- Exercise prompt:
A complete answer lists every line of the material where the string "cols" occurs.

§ §

__global__ __launch_bounds__(kWave* kDistWaves, 2) void ume_coarse_h_kernel(
    const half8* __restrict__ Afrag, const half8* __restrict__ Bfrag, int n1, int n2, int n_ablk, int tile_lo, int tile_mid, int tile_hi,
    int lead_tps, int lead_splits, int tiles_per_split, int sp0, MatchScratch ms)
{
    __shared__ half8 ldsB[2][kCoarseTPS * 512];
    const int wave = __builtin_amdgcn_readfirstlane(threadIdx.x >> 6);
    const int lane = lane_id();
    const int ablk = blockIdx.x % n_ablk;
    const int spl = blockIdx.x / n_ablk;
    const int sp = sp0 + spl;
    const bool lead = spl < lead_splits;
    const int jt0 = lead ? tile_lo + spl * lead_tps : tile_mid + (spl - lead_splits) * tiles_per_split;
    const int jt1 = lead ? min(jt0 + lead_tps, tile_mid) : min(jt0 + tiles_per_split, tile_hi);
    const int h = lane >> 5;
    const int i_base = ablk * kCoarseWG + wave * kCoarseRows;

    half8 a[kCoarseTA][2];
#pragma unroll
    for (int t = 0; t < kCoarseTA; ++t)
#pragma unroll
        for (int s = 0; s < 2; ++s)
            a[t][s] = Afrag[((((size_t)(ablk * (kCoarseWG / 8) + wave * kCoarseTA + t)) * 2 + s) * 2 + 0) * 64 + lane];

    int lim[kCoarseTA][4];
    unsigned int seen[kCoarseTA][4];
#pragma unroll
    for (int t = 0; t < kCoarseTA; ++t)
#pragma unroll
        for (int g = 0; g < 4; ++g) {
            const int i = i_base + t * 8 + 2 * g + h;
            seen[t][g] = __hip_atomic_load(ms.rowlim + min(i, n1 - 1), __ATOMIC_RELAXED, __HIP_MEMORY_SCOPE_AGENT);
            lim[t][g] = i < n1 ? max(__float_as_int(1.0e-30f), (int)seen[t][g]) : __float_as_int(3.0e38f);
        }
#pragma unroll
    for (int t = 0; t < kCoarseTA; ++t)
#pragma unroll
        for (int s = 0; s < 2; ++s) asm volatile("" ::"v"(a[t][s]));

    const int blk = ablk * kDistWaves + wave;
    unsigned int* const region = ms.cand + ((size_t)blk * ms.splits + sp) * kRegionCap;
    int qn = 0;
    auto share = [&](bool reload) __attribute__((always_inline)) {
#pragma unroll
        for (int t = 0; t < kCoarseTA; ++t)
#pragma unroll
            for (int g = 0; g < 4; ++g) {
                const float v = group32_max(__int_as_float(lim[t][g]));
                const int i = i_base + t * 8 + 2 * g + h;
                if ((lane & 31) == 0 && i < n1 && __float_as_uint(v) > seen[t][g]) atomicMax(ms.rowlim + i, __float_as_uint(v));
                lim[t][g] = max(__float_as_int(v), (int)seen[t][g]);
            }
        if (reload) {
#pragma unroll
            for (int t = 0; t < kCoarseTA; ++t)
#pragma unroll
                for (int g = 0; g < 4; ++g) {
                    const int i = min(i_base + t * 8 + 2 * g + h, n1 - 1);
                    seen[t][g] = __hip_atomic_load(ms.rowlim + i, __ATOMIC_RELAXED, __HIP_MEMORY_SCOPE_AGENT);
                }
        }
    };

    half8 st[kCoarseTPS][2];
    const int c0 = threadIdx.x, c1 = 256 + threadIdx.x;
    const int src0 = ((c0 >> 6) * 2) * 64 + (c0 & 63), src1 = ((c1 >> 6) * 2) * 64 + (c1 & 63);
    auto gload = [&](int jg) __attribute__((always_inline)) {
#pragma unroll
        for (int q = 0; q < kCoarseTPS; ++q) {
            const int jt = min(jg + q, jt1 - 1);
            st[q][0] = Bfrag[(size_t)jt * 1024 + src0];
            st[q][1] = Bfrag[(size_t)jt * 1024 + src1];
        }
    };
    auto lstore = [&](int buf) __attribute__((always_inline)) {
#pragma unroll
        for (int q = 0; q < kCoarseTPS; ++q) {
            ldsB[buf][q * 512 + c0] = st[q][0];
            ldsB[buf][q * 512 + c1] = st[q][1];
        }
    };
    if (jt0 < jt1) {
        gload(jt0);
        lstore(0);
    }
    if (jt0 + kCoarseTPS < jt1) gload(jt0 + kCoarseTPS);
    __syncthreads();
    int cur = 0;
    auto share_point = [&](const int jt) __attribute__((always_inline)) {
        const int kt = jt - jt0;
        if ((ms.share_mask >> (kt < 31 ? kt : 31)) & 1u) {
            if (kt < 31 || (kt & 31) == 31) share(true);
        }
    };
#if UMEREG_COARSE_STATS
    unsigned int n_stop1 = 0, n_stop2 = 0;
#endif
    auto hopeless = [&](const float (&sc)[kCoarseTA][4], const int cols) __attribute__((always_inline)) {
        float d = sc[0][0] - __int_as_float(lim[0][0]);
#pragma unroll
        for (int t = 0; t < kCoarseTA; ++t)
#pragma unroll
            for (int g = 0; g < 4; ++g) d = fmaxf(d, sc[t][g] - __int_as_float(lim[t][g]));
        const bool stop = __builtin_amdgcn_ballot_w64(!(d < -(float)(4 - cols) * kCoarseTermMax)) == 0ull;
        return (UMEREG_COARSE_ABLATE & 16) ? true : stop;
    };
    auto filter = [&](const int jt, const float (&sc)[kCoarseTA][4]) __attribute__((always_inline)) {
        if (UMEREG_COARSE_ABLATE & 2) {
#pragma unroll
            for (int t = 0; t < kCoarseTA; ++t)
#pragma unroll
                for (int g = 0; g < 4; ++g) lim[t][g] = max(lim[t][g], __float_as_int(sc[t][g]));
            return;
        }
#pragma unroll
        for (int t = 0; t < kCoarseTA; ++t)
#pragma unroll
            for (int g = 0; g < 4; ++g) lim[t][g] = max(lim[t][g], __float_as_int(sc[t][g] - kCoarseMargin));
        share_point(jt);
        unsigned long long hit[kCoarseTA][4], any = 0;
#pragma unroll
        for (int t = 0; t < kCoarseTA; ++t)
#pragma unroll
            for (int g = 0; g < 4; ++g) {
                hit[t][g] = __builtin_amdgcn_ballot_w64(sc[t][g] >= __int_as_float(lim[t][g]));
                any |= hit[t][g];
            }
        if (__builtin_popcountll(any) > 8) {
#pragma unroll
            for (int t = 0; t < kCoarseTA; ++t)
#pragma unroll
                for (int g = 0; g < 4; ++g) lim[t][g] = __float_as_int(group32_max(__int_as_float(lim[t][g])));
            any = 0;
#pragma unroll
            for (int t = 0; t < kCoarseTA; ++t)
#pragma unroll
                for (int g = 0; g < 4; ++g) {
                    hit[t][g] = __builtin_amdgcn_ballot_w64(sc[t][g] >= __int_as_float(lim[t][g]));
                    any |= hit[t][g];
                }
        }
        if (any) {
            const unsigned int j = (unsigned int)(jt * 32 + (lane & 31));
#pragma unroll
            for (int t = 0; t < kCoarseTA; ++t)
#pragma unroll
                for (int g = 0; g < 4; ++g) {
                    const unsigned long long mask = hit[t][g];
                    if (mask) {
                        const int pos = qn + mbcnt(mask);
                        if (((mask >> lane) & 1ull) && pos < kRegionCap)
                            region[pos] = ((unsigned int)(t * 8 + 2 * g + h) << 27) | j;
                        qn += __builtin_popcountll(mask);
                    }
                }
        }
    };
    auto tile = [&](const int jt, const int q) __attribute__((always_inline)) {
        const half8* const lB = &ldsB[cur][q * 512];
        float sc[kCoarseTA][4];
        auto products = [&](const int b, f32x16 (&cc)[kCoarseTA]) __attribute__((always_inline)) {
            const half8 b0 = (UMEREG_COARSE_ABLATE & 8) ? a[0][0] : lB[(b * 2 + 0) * 64 + lane];
            const half8 b1 = (UMEREG_COARSE_ABLATE & 8) ? a[0][1] : lB[(b * 2 + 1) * 64 + lane];
            if (UMEREG_COARSE_ABLATE & 4) {
#pragma unroll
                for (int t = 0; t < kCoarseTA; ++t)
#pragma unroll
                    for (int e = 0; e < 16; ++e) cc[t][e] = (float)b0[e & 7] + (float)b1[(e + t) & 7];
            } else {
#pragma unroll
                for (int t = 0; t < kCoarseTA; ++t) cc[t] = __builtin_amdgcn_mfma_f32_32x32x16_f16(a[t][0], b0, f32x16{0}, 0, 0, 0);
#pragma unroll
                for (int t = 0; t < kCoarseTA; ++t) cc[t] = __builtin_amdgcn_mfma_f32_32x32x16_f16(a[t][1], b1, cc[t], 0, 0, 0);
            }
        };
        auto squares = [&](const int b, const f32x16 (&cc)[kCoarseTA]) __attribute__((always_inline)) {
#pragma unroll
            for (int t = 0; t < kCoarseTA; ++t)
#pragma unroll
                for (int g = 0; g < 4; ++g) {
                    if (UMEREG_COARSE_ABLATE & 1) {
                        sc[t][g] = b == 0 ? cc[t][4 * g] : sc[t][g] + cc[t][4 * g + 1];
                        continue;
                    }
                    float acc = b == 0 ? cc[t][4 * g] * cc[t][4 * g] : fmaf(cc[t][4 * g], cc[t][4 * g], sc[t][g]);
                    acc = fmaf(cc[t][4 * g + 1], cc[t][4 * g + 1], acc);
                    acc = fmaf(cc[t][4 * g + 2], cc[t][4 * g + 2], acc);
                    sc[t][g] = fmaf(cc[t][4 * g + 3], cc[t][4 * g + 3], acc);
                }
        };
        constexpr bool kTest1 = (UMEREG_COARSE_EXIT & 1) && !(UMEREG_COARSE_ABLATE & 15), kTest2 = (UMEREG_COARSE_EXIT & 2) && !(UMEREG_COARSE_ABLATE & 15);
        constexpr bool kAhead = (UMEREG_COARSE_EXIT & 4) != 0;
        f32x16 c0[kCoarseTA], c1[kCoarseTA];
        products(0, c0);
        if (kAhead || !kTest1) products(1, c1);
        squares(0, c0);
        if (kTest1 && hopeless(sc, 1)) {
#if UMEREG_COARSE_STATS
            ++n_stop1;
#endif
            share_point(jt);
            return;
        }
        if (!kAhead && kTest1) products(1, c1);
        squares(1, c1);
        if (kTest2 && hopeless(sc, 2)) {
#if UMEREG_COARSE_STATS
            ++n_stop2;
#endif
            share_point(jt);
            return;
        }
#pragma unroll
        for (int b = 2; b < 4; ++b) {
            f32x16 cc[kCoarseTA];
            products(b, cc);
            squares(b, cc);
        }
        filter(jt, sc);
    };
    for (int jg = jt0; jg < jt1; jg += kCoarseTPS) {
#pragma unroll
        for (int q = 0; q < kCoarseTPS; ++q)
            if (jg + q < jt1) tile(jg + q, q);
        if (jg + kCoarseTPS < jt1) lstore(cur ^ 1);
        if (jg + 2 * kCoarseTPS < jt1) gload(jg + 2 * kCoarseTPS);
        __syncthreads();
        cur ^= 1;
    }
    share(false);
    if (lane == 0) ms.cnt[(size_t)blk * ms.splits + sp] = (unsigned int)qn;
#if UMEREG_COARSE_STATS
    if (lane == 0) {
        atomicAdd(ms.stats + 0, (unsigned long long)max(jt1 - jt0, 0));
        atomicAdd(ms.stats + 1, (unsigned long long)n_stop1);
        atomicAdd(ms.stats + 2, (unsigned long long)n_stop2);
        atomicAdd(ms.stats + 3, (unsigned long long)qn);
    }
#endif
}

constexpr float kCoarseMarginP = 0.009765625f;
constexpr int kPDepth = 5;
constexpr int kQsStride = 33;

§ §

- Problem solution:
    auto hopeless = [&](const float (&sc)[kCoarseTA][4], const int cols) __attribute__((always_inline)) {
        const bool stop = __builtin_amdgcn_ballot_w64(!(d < -(float)(4 - cols) * kCoarseTermMax)) == 0ull;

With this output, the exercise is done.